According to the an Asian Development Bank (ADB) report presented at the Southeast Asia Development Symposium, 9.3 million jobs have disappeared.

The ADB’s “Southeast Asia Rising from the Pandemic” report says the Omicron variant could make matters worse. It predicts the variant could see the region’s economic growth slashed by as much as 0.8 percentage points in 2022.

The region’s economic output in 2022 is expected to remain more than 10 percent below the baseline no-Covid scenario, the report says.

This will most affect unskilled workers, those working in retail and the informal economy as well as small businesses without a digital presence.

“The pandemic has led to widespread unemployment, worsening inequality and rising poverty levels, especially among women, younger workers and the elderly in Southeast Asia,” ADB president Masatsugu Asakawa says.

“ADB will continue to work with policymakers as they seek to rebuild, improve national health systems and streamline domestic regulations to strengthen business competitiveness.

“We encourage Southeast Asian governments to invest in smart, green infrastructure and adopt technological innovations to reinvigorate economic growth.”

Two years after the pandemic began, growth prospects are brighter for economies with widespread technology adoption, resilient merchandise exports or rich natural resources, the report says.

It points to economies recovering across the region, with most countries seeing visits to retail and recreational areas rising by 161 percent in the two-year period ending 16 February.

At the same time, ADB admits the region faces “global headwinds, including emerging Covid-19 variants, the tightening of global interest rates, supply chain disruptions and higher commodity prices and inflation.”

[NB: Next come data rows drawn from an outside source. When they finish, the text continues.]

template <int R1, int R2, int C, int FOLDW, bool LOWK = false>
__global__ void __launch_bounds__(C * R2)
__attribute__((amdgpu_waves_per_eu(LOWK ? 4 : 1, LOWK ? 4 : 8)))
rows_r2c_kernel(const float* __restrict__ in, float2* __restrict__ out, const float2* __restrict__ tw_g,
                size_t nrows, size_t in_pitch, size_t out_pitch, float scale, float mean,
                const float* __restrict__ rec, const double2* __restrict__ lowk_lane = nullptr,
                double* __restrict__ lowz = nullptr, SlabFold sf = SlabFold{}) {
    constexpr int M = R1 * R2, N = 2 * M;
    constexpr int NT = C * R2;
    constexpr int R2P = R2 + 1;
    constexpr int MP = M + 1;
    extern __shared__ float2 lds[];
    float2* Y = lds;
    float2* tw = lds + C * (R1 * R2P > MP ? R1 * R2P : MP);
    for (int i = threadIdx.x; i < N; i += NT) tw[i] = tw_g[i];

    const size_t row0 = (size_t)blockIdx.x * C;
    const int n2 = threadIdx.x % R2, r = threadIdx.x / R2;
    {
        const float2* zin = reinterpret_cast<const float2*>(in + min(row0 + r, nrows - 1) * in_pitch);
        float2 v[R1];
        const float* src[3];
        int ns = 0;
        if (FOLDW != 0) {
            constexpr int W = FOLDW != 0 ? FOLDW : 2;
            const int ng = (int)(2 * M);
            const size_t row = min(row0 + r, nrows - 1);
            if (sf.ntx == 0) {
                const int xb = sf.xb0 + (int)(row / ng), trow = xb / ast::TX;
                ns = !sf.ranges || (trow >= sf.row_lo && trow < sf.row_hi)
                         ? ast::halo_sources<float, W>(rec, xb, (int)(row % ng), ng, ng / ast::TX, ng / ast::TY, src) : 0;
            } else {
                const int xb = sf.xb0 + (int)(row / ng), trow = xb / ast::TX;
                ns = trow >= sf.row_lo && trow < sf.row_hi
                         ? ast::halo_sources<float, W>(rec, xb, (int)(row % ng), ng, sf.ntx, ng / ast::TY, src, false) : 0;
            }
        }
#pragma unroll
        for (int n1 = 0; n1 < R1; ++n1) v[n1] = ld_stream<(N >= 1024)>(zin + n1 * R2 + n2);
        if (FOLDW != 0 && ns > 0) {
            auto rec_ld = [&](int s, int n1) { return ld_stream<(N >= 1024)>(reinterpret_cast<const float2*>(src[s]) + n1 * R2 + n2); };
            if (ns == 1) {
#pragma unroll
                for (int n1 = 0; n1 < R1; ++n1) {
                    const float2 t = rec_ld(0, n1);
                    v[n1].x += t.x;
                    v[n1].y += t.y;
                }
            } else {
                float2 h[R1];
// ... 43 lines not shown
                });
            }
            const int lane = threadIdx.x & 63;
            auto level = [&](auto count_tag, int mask) {
                constexpr int COUNT = decltype(count_tag)::value;
                const bool upper = (lane & mask) != 0;
#pragma unroll
                for (int i = 0; i < COUNT / 2; ++i) {
                    const double keep = upper ? acc[i + COUNT / 2] : acc[i];
                    const double send = upper ? acc[i] : acc[i + COUNT / 2];
                    acc[i] = keep + __shfl_xor(send, mask, 64);
                }
            };
            constexpr int TOP = R2 / 2;
            level(std::integral_constant<int, 14>{}, TOP);
            acc[7] = 0.0;
            level(std::integral_constant<int, 8>{}, TOP / 2);
            level(std::integral_constant<int, 4>{}, TOP / 4);
            level(std::integral_constant<int, 2>{}, TOP / 8);
            if (R2 == 32) acc[0] += __shfl_xor(acc[0], 1, 64);
            constexpr int SH = R2 == 32 ? 1 : 0;
            const int sel = lane >> SH;
            const int sub = ((sel >> 2) & 1) * 4 + ((sel >> 1) & 1) * 2 + (sel & 1);
            if ((R2 == 16 || (lane & 1) == 0) && sub < 7 && row0 + r < nrows)
                lowz[(row0 + r) * (size_t)(2 * (MBOX_FWD + 1)) + ((sel >> 3) & 1) * 7 + sub] = acc[0];
        }
#pragma unroll
        for (int n1 = 0; n1 < R1; ++n1) {
            v[n1].x -= mean;
            v[n1].y -= mean;
        }
        fft_reg<R1>(v);
        __syncthreads();
#pragma unroll
        for (int k1 = 0; k1 < R1; ++k1) {
            float2 y = v[bitrev(k1, ilog2(R1))];
            if (k1 != 0) y = cmul(y, tw[2 * n2 * k1]);
            Y[(r * R1 + k1) * R2P + n2] = y;
        }
    }
    __syncthreads();
    float2 u[R2];
    const int k1 = threadIdx.x % R1, r2 = threadIdx.x / R1;
    const bool task2 = r2 < C;
    if (task2) {
#pragma unroll
        for (int j = 0; j < R2; ++j) u[j] = Y[(r2 * R1 + k1) * R2P + j];
        fft_reg<R2>(u);
    }
    __syncthreads();
    if (task2) {
#pragma unroll
        for (int k2 = 0; k2 < R2; ++k2) Y[r2 * MP + k1 + R1 * k2] = u[bitrev(k2, ilog2(R2))];
    }
    __syncthreads();
    for (int i = threadIdx.x; i < C * (M / 2 + 1); i += NT) {
        const int rr = i / (M / 2 + 1), k = i % (M / 2 + 1);
        if (row0 + rr >= nrows) continue;
        const float2 zk = Y[rr * MP + k];
        const float2 zm = Y[rr * MP + ((M - k) & (M - 1))];
        float2* orow = out + (row0 + rr) * out_pitch;
        if (k == 0) {
            orow[0] = make_float2((zk.x + zk.y) * scale, 0.f);
            orow[M] = make_float2((zk.x - zk.y) * scale, 0.f);
            continue;
        }
        const float2 e = make_float2(0.5f * (zk.x + zm.x), 0.5f * (zk.y - zm.y));
        const float2 o = make_float2(0.5f * (zk.x - zm.x), 0.5f * (zk.y + zm.y));
        const float2 w = tw[k];
        const float2 t = cmul(o, w);
        st_stream<(N >= 1024)>(orow + k, make_float2((e.x + t.y) * scale, (e.y - t.x) * scale));
        st_stream<(N >= 1024)>(orow + M - k, make_float2((e.x - t.y) * scale, (-e.y - t.x) * scale));
    }
}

So far 59 percent of the region’s population was fully vaccinated.

The ADB would like to see an improvement in this.

“Health investments can boost economic growth by increasing labour participation and productivity,” it said. “Southeast Asia’s economic growth could rise 1.5 percentage points if health spending in the region reaches about 5.0 percent of gross domestic product, compared with 3.0 percent in 2021.”

Some analysts say ADBs outlook seems overly optimistic.

“If you look at the figures and what individual governments have said, these numbers do appear on the low side,” says one analyst who declined to be named.

“Southeast Asia has a population of more than 650 million while Cambodia has a population of about 17 million, yet some of Cambodia’s projections were high compared with ADB numbers,” he says.

Last July the Cambodian government said six million Cambodians employed in the informal sector had lost or would lose their jobs due to the pandemic.